Problems ReWrite/Redirect Rule Set

Topics: User Forum
Sep 2, 2011 at 2:19 AM

HELP!

I'm not a programmer and I am having issues with a rule set.  With the exception of one page I have every page of one site rewriting and redirecting fine.  Here are the rules I have written for the page:

ReWriteRule ^/outings /outings.php?page_id=4050&name=Outings [L]

RedirectRule ^/.*(?=Outings) http://www.stevinsonranch.com/outings [R=301]

RedirectRule ^/.*(?=92730) http://www.stevinsonranch.com/outings [R=301]

Obviously, rule #1 rewrites the URL.  Rule #2 sets up a loop so that when the old, unfriendly URL is used, it will redirect to the new URL.  Rule #3 redirects a URL from another web site to the new page.

Run #1 and rule #3 work great.  I can't get the second rule to work at all.  I have tried several variations of the rule such as :

RedirectRule ^/.*(?=4050) http://www.stevinsonranch.com/outings [R=301]

and

RedirectRule ^/.*(?=Outings)$ http://www.stevinsonranch.com/outings [R=301]

Neither variation worked.

Please HELP!

Coordinator
Sep 2, 2011 at 3:51 AM
Edited Sep 2, 2011 at 4:01 AM

did you look in the IIRF logfile? 

Set the LogLevel to be 3 or 4, then run a URL through the site.

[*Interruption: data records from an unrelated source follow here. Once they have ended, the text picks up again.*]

# yycho0108/qpwcnet

Measured on AMD Instinct MI355X. Metric: image-pairs/sec at 256x512 fp32, higher is better.
Workload: dtype f32; 1 GPU; BASELINE configs[1]: full 6-level PWC-Net (qpwcnet build_flower) inference, batch 8 per GPU, 256x512 fp32, channels_last, d=4 cost volume + WarpV2; global_batch=8, batch_per_gpu=8, parallelism=dp1 (pairs sharded, RCCL all-gather of the 6 per-level EPE), hipgraph=True

## Files before the change

qpwcnet_amd/csrc/encoder.hip:

```cpp
#include "common.h"

namespace qpwc {

__device__ __forceinline__ float enc_mishf(float x) {
    const float e = __builtin_amdgcn_exp2f(fminf(x, 20.0f) * 1.4426950408889634f);
    const float t = e * (e + 2.0f);
    const float m = x * (t * __builtin_amdgcn_rcpf(t + 2.0f));
#if QPWC_MISH_SELECT
    return x > 20.0f ? x : m;
#else
    return m;
#endif
}

typedef float f32x4e __attribute__((ext_vector_type(4)));

__device__ __forceinline__ float2 ld2(const float* p) { return *reinterpret_cast<const float2*>(p); }
__device__ __forceinline__ float2 ld2(const __half* p) { return __half22float2(*reinterpret_cast<const __half2*>(p)); }
__device__ __forceinline__ void st4q(float* p, float4 v) { *reinterpret_cast<float4*>(p) = v; }
__device__ __forceinline__ void st4q(__half* p, float4 v) {
    __half2 lo = __floats2half2_rn(v.x, v.y), hi = __floats2half2_rn(v.z, v.w);
    uint2 u;
    u.x = *reinterpret_cast<unsigned*>(&lo);
    u.y = *reinterpret_cast<unsigned*>(&hi);
    *reinterpret_cast<uint2*>(p) = u;
}

constexpr int kEcTH = 8, kEcTW = 16;
constexpr int kEcHW = kEcTW + 2, kEcNH = (kEcTH + 2) * kEcHW;

template <int C>
__device__ __forceinline__ int ec_slot(int q, int hp) {
    return C == 16 ? (q ^ ((hp >> 2) & 3)) : (q ^ ((hp >> 1) & (C / 4 - 1)));
}

#ifndef QPWC_ENC_NT
#define QPWC_ENC_NT 1
#endif
#ifndef QPWC_ENC16_PIPE
#define QPWC_ENC16_PIPE 1
#endif
#ifndef QPWC_UPCONV16_PIPE
#define QPWC_UPCONV16_PIPE 0
#endif
#ifndef QPWC_S2_16_PIPE
#define QPWC_S2_16_PIPE 0
#endif
#ifndef QPWC_S2_PIPE
#define QPWC_S2_PIPE 0
#endif
#ifndef QPWC_UPCONV_PIPE
#define QPWC_UPCONV_PIPE 0
#endif
#ifndef QPWC_UPCONV16_NFB_MIN_WGS
#define QPWC_UPCONV16_NFB_MIN_WGS 512
#endif
#ifndef QPWC_UPCONV256_TH
#define QPWC_UPCONV256_TH 2
#endif
#ifndef QPWC_UPCONV128_TH
#define QPWC_UPCONV128_TH 4
#endif
#ifndef QPWC_UPCONV_LDS_TOTAL
#define QPWC_UPCONV_LDS_TOTAL 0
#endif
#ifndef QPWC_UPCONV64_LDS_TOTAL
#define QPWC_UPCONV64_LDS_TOTAL 82944
#endif
#ifndef QPWC_W_NEXT_ALWAYS
#define QPWC_W_NEXT_ALWAYS 1
#endif
#ifndef QPWC_W_NEXT_ALWAYS_F16
#define QPWC_W_NEXT_ALWAYS_F16 0
#endif
#if QPWC_W_NEXT_ALWAYS
#define QPWC_LOAD_W_NEXT(END) load_w(wn, kb + 1 < (END) ? kb + 1 : kb)
#else
#define QPWC_LOAD_W_NEXT(END) do { if (kb + 1 < (END)) load_w(wn, kb + 1); } while (0)
#endif
#ifndef QPWC_ENC_NARROW_EARLY
#define QPWC_ENC_NARROW_EARLY 0
#endif
#ifdef QPWC_ENC_STAMP
__device__ long long g_enc_census[4096 * 6];
#define ENC_CENSUS(i) do { if (census_on) census_p[i] = __builtin_amdgcn_s_memtime(); } while (0)
#else
#define ENC_CENSUS(i) do { } while (0)
#endif
template <int C, int NT>
__global__ __launch_bounds__(256, 4) void conv3x3_mish_kernel(const float* __restrict__ x,
                                                              const float* __restrict__ weight,
                                                              const float* __restrict__ bias,
                                                              float* __restrict__ out, int H, int W,
                                                              int pad_h, int pad_w, int tiles_x, int tiles_y,
                                                              int groups_x) {
    constexpr int NQ = C / 4;
    constexpr int NFT = C / 16;
    constexpr int NKC = C / 16;
    constexpr int NLD = (kEcNH * NQ + 255) / 256;
    constexpr int NBUF = NT > 1 ? 2 : 1;
    __shared__ __attribute__((aligned(16))) float in_s[NBUF * kEcNH * C];
    const int tid0 = threadIdx.x;
    const int wave = __builtin_amdgcn_readfirstlane(tid0 >> 6);
    const int lane = tid0 & 63, n0 = lane & 15, g0 = lane >> 4;
    const int grp = xcd_swizzle(blockIdx.x, gridDim.x);
    const int gx0 = grp % groups_x, ty = (grp / groups_x) % tiles_y, b = grp / (groups_x * tiles_y);
    const int tx0 = gx0 * NT;
    const int Y0 = ty * kEcTH;
    const float* xb = x + (int64_t)b * H * W * C;
    const int Ho = H + pad_h, Wo = W + pad_w;
    float* ob = out + (int64_t)b * Ho * Wo * C;

    auto stage_load = [&](int tid, int tx, float4 (&v)[NLD]) {
        const int X0 = tx * kEcTW;
#pragma unroll
        for (int it = 0; it < NLD; ++it) {
            const int idx = tid + 256 * it;
            const int hp = idx / NQ, q = idx - hp * NQ;
            const int hy = hp / kEcHW, hx = hp - hy * kEcHW;
            const int gy = Y0 - 1 + hy, gx = X0 - 1 + hx;
            v[it] = (idx < kEcNH * NQ && gy >= 0 && gy < H && gx >= 0 && gx < W)
                        ? *reinterpret_cast<const float4*>(xb + ((int64_t)gy * W + gx) * C + 4 * q)
                        : make_float4(0.f, 0.f, 0.f, 0.f);
        }
    };
    auto stage_write = [&](int tid, int buf, const float4 (&v)[NLD]) {
#pragma unroll
        for (int it = 0; it < NLD; ++it) {
            const int idx = tid + 256 * it;
            const int hp = idx / NQ, q = idx - hp * NQ;
            if (idx < kEcNH * NQ)
                *reinterpret_cast<float4*>(in_s + buf * (kEcNH * C) + hp * C + 4 * ec_slot<C>(q, hp)) = v[it];
        }
    };
#ifdef QPWC_ENC_STAMP
    const bool census_on = tid0 == 0 && blockIdx.x < 4096;
    long long* census_p = g_enc_census + (blockIdx.x < 4096 ? blockIdx.x : 0) * 6;
    if (census_on)
        census_p[5] = (long long)(unsigned)__builtin_amdgcn_s_getreg((4) | (0 << 6) | (31 << 11)) |
                      ((long long)(unsigned)__builtin_amdgcn_s_getreg((20) | (0 << 6) | (31 << 11)) << 32);
#endif
    ENC_CENSUS(0);
    float4 st[NLD];
    stage_load(tid0, tx0, st);
    constexpr bool EARLYB = QPWC_ENC_NARROW_EARLY && NT == 1;
    constexpr bool EARLY = EARLYB && C == 16;
    f32x4e wpre[EARLY ? 9 : 1][EARLY ? NKC : 1];
    float4 bpre[EARLYB ? NFT : 1];
    if (EARLYB) {
        if (EARLY) {
#pragma unroll
            for (int k = 0; k < 9; ++k)
#pragma unroll
                for (int kc = 0; kc < NKC; ++kc)
                    wpre[k][kc] = *reinterpret_cast<const f32x4e*>(weight + ((int64_t)k * C + n0) * C + 16 * kc + 4 * g0);
        }
#pragma unroll
        for (int ft = 0; ft < NFT; ++ft) bpre[ft] = *reinterpret_cast<const float4*>(bias + 16 * ft + 4 * g0);
        asm volatile("s_waitcnt vmcnt(0)" ::: "memory");
    }
#ifdef QPWC_ENC_STAMP
    asm volatile("s_waitcnt vmcnt(0)" ::: "memory");
#endif
    ENC_CENSUS(1);
    stage_write(tid0, 0, st);
    __syncthreads();
    ENC_CENSUS(2);

#pragma unroll 1
    for (int t = 0; t < NT; ++t) {
        const int tx = tx0 + t;
        if (tx >= tiles_x) break;
        const bool more = t + 1 < NT && tx + 1 < tiles_x;

        const int X0 = tx * kEcTW;
        const float* tile_s = in_s + (t & (NBUF - 1)) * (kEcNH * C);
        const float* wt = weight;
        int n = n0, g = g0, tid = tid0;
        if (NT > 1) asm volatile("" : "+r"(wt), "+v"(n), "+v"(g), "+v"(tid));
        if (more) stage_load(tid, tx + 1, st);
#pragma unroll
        for (int ft = 0; ft < NFT; ++ft) {
            f32x4e wld[EARLY ? 1 : 9][EARLY ? 1 : NKC];
            if (!EARLY) {
#pragma unroll
                for (int k = 0; k < 9; ++k)
#pragma unroll
                    for (int kc = 0; kc < NKC; ++kc)
                        wld[k][kc] = *reinterpret_cast<const f32x4e*>(wt + ((int64_t)k * C + 16 * ft + n) * C + 16 * kc + 4 * g);
            }
            auto wv = [&](int k, int kc) __attribute__((always_inline)) -> f32x4e& {
                if constexpr (EARLY) return wpre[k][kc];
                else return wld[k][kc];
            };
            f32x4e acc[2];
            acc[0] = f32x4e{0.f, 0.f, 0.f, 0.f};
            acc[1] = f32x4e{0.f, 0.f, 0.f, 0.f};
#pragma unroll
            for (int ky = 0; ky < 3; ++ky)
#pragma unroll
                for (int kx = 0; kx < 3; ++kx)
#pragma unroll
                    for (int kc = 0; kc < NKC; ++kc) {
                        f32x4e bv[2];
#pragma unroll
                        for (int m = 0; m < 2; ++m) {
                            const int hp = (2 * wave + m + ky) * kEcHW + n + kx;
                            const int q = 4 * kc + g;
                            const int slot = ec_slot<C>(q, hp);
                            bv[m] = *reinterpret_cast<const f32x4e*>(tile_s + hp * C + 4 * slot);
                        }
#pragma unroll
                        for (int tt = 0; tt < 4; ++tt)
#pragma unroll
                            for (int m = 0; m < 2; ++m)
                                acc[m] = __builtin_amdgcn_mfma_f32_16x16x4f32(wv(ky * 3 + kx, kc)[tt], bv[m][tt], acc[m], 0, 0, 0);
                        if (EARLY && ft + 1 < NFT) {
                            __builtin_amdgcn_sched_barrier(0);
                            wpre[ky * 3 + kx][kc] = *reinterpret_cast<const f32x4e*>(
                                wt + ((int64_t)(ky * 3 + kx) * C + 16 * (ft + 1) + n) * C + 16 * kc + 4 * g);
                            __builtin_amdgcn_sched_barrier(0);
                        }
                    }
            if (ft == NFT - 1) ENC_CENSUS(3);
            const float4 bq = EARLYB ? bpre[ft] : *reinterpret_cast<const float4*>(bias + 16 * ft + 4 * g);
#pragma unroll
            for (int m = 0; m < 2; ++m) {
                const int gy = Y0 + 2 * wave + m, gx = X0 + n;
                if (gy < H && gx < W)
                    *reinterpret_cast<float4*>(ob + ((int64_t)gy * Wo + gx) * C + 16 * ft + 4 * g) =
                        make_float4(enc_mishf(acc[m][0] + bq.x), enc_mishf(acc[m][1] + bq.y),
                                    enc_mishf(acc[m][2] + bq.z), enc_mishf(acc[m][3] + bq.w));
            }
        }
        if (pad_w > 0 && X0 + kEcTW >= W) {
            for (int i = tid; i < kEcTH * pad_w * NQ; i += 256) {
                const int q = i % NQ, r = i / NQ, col = r % pad_w, row = r / pad_w;
                const int gy = Y0 + row;
                if (gy < H) *reinterpret_cast<float4*>(ob + ((int64_t)gy * Wo + W + col) * C + 4 * q) = make_float4(0.f, 0.f, 0.f, 0.f);
            }
        }
        if (pad_h > 0 && Y0 + kEcTH >= H) {
            const int x_end = (X0 + kEcTW >= W) ? Wo : X0 + kEcTW;
            for (int i = tid; i < pad_h * (x_end - X0) * NQ; i += 256) {
                const int q = i % NQ, r = i / NQ, col = r % (x_end - X0), row = r / (x_end - X0);
                *reinterpret_cast<float4*>(ob + ((int64_t)(H + row) * Wo + X0 + col) * C + 4 * q) = make_float4(0.f, 0.f, 0.f, 0.f);
            }
        }
        ENC_CENSUS(4);
        if (more) {
            stage_write(tid, (t + 1) & (NBUF - 1), st);
            __syncthreads();
        }
    }
}
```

There will be messages in the IIRF logfile indicating what IIRF did with the URL and why.

Also - you might want to try a regex tester.  It will show you that your regex does not match what you think it matches.

Also - why are you using (?=4050)  ?  Why the parens, and why the ?= which in regex-speak, is a zero-width non-capturing lookahead assertion.  In particular, the segment (?=Outings)$ will never match any string.  It asserts that the string following the cursor is Outings, but then it also asserts that the string must end.  It is not possible for Both conditions to be true, therefore the regex will never match any string.

But you don't need the assertion.  If you want to match 4050, just use 4050.  If you want to match Outings, match Outings. You can try all these combinations out with a regex tester tool.  Why not just use the real URL?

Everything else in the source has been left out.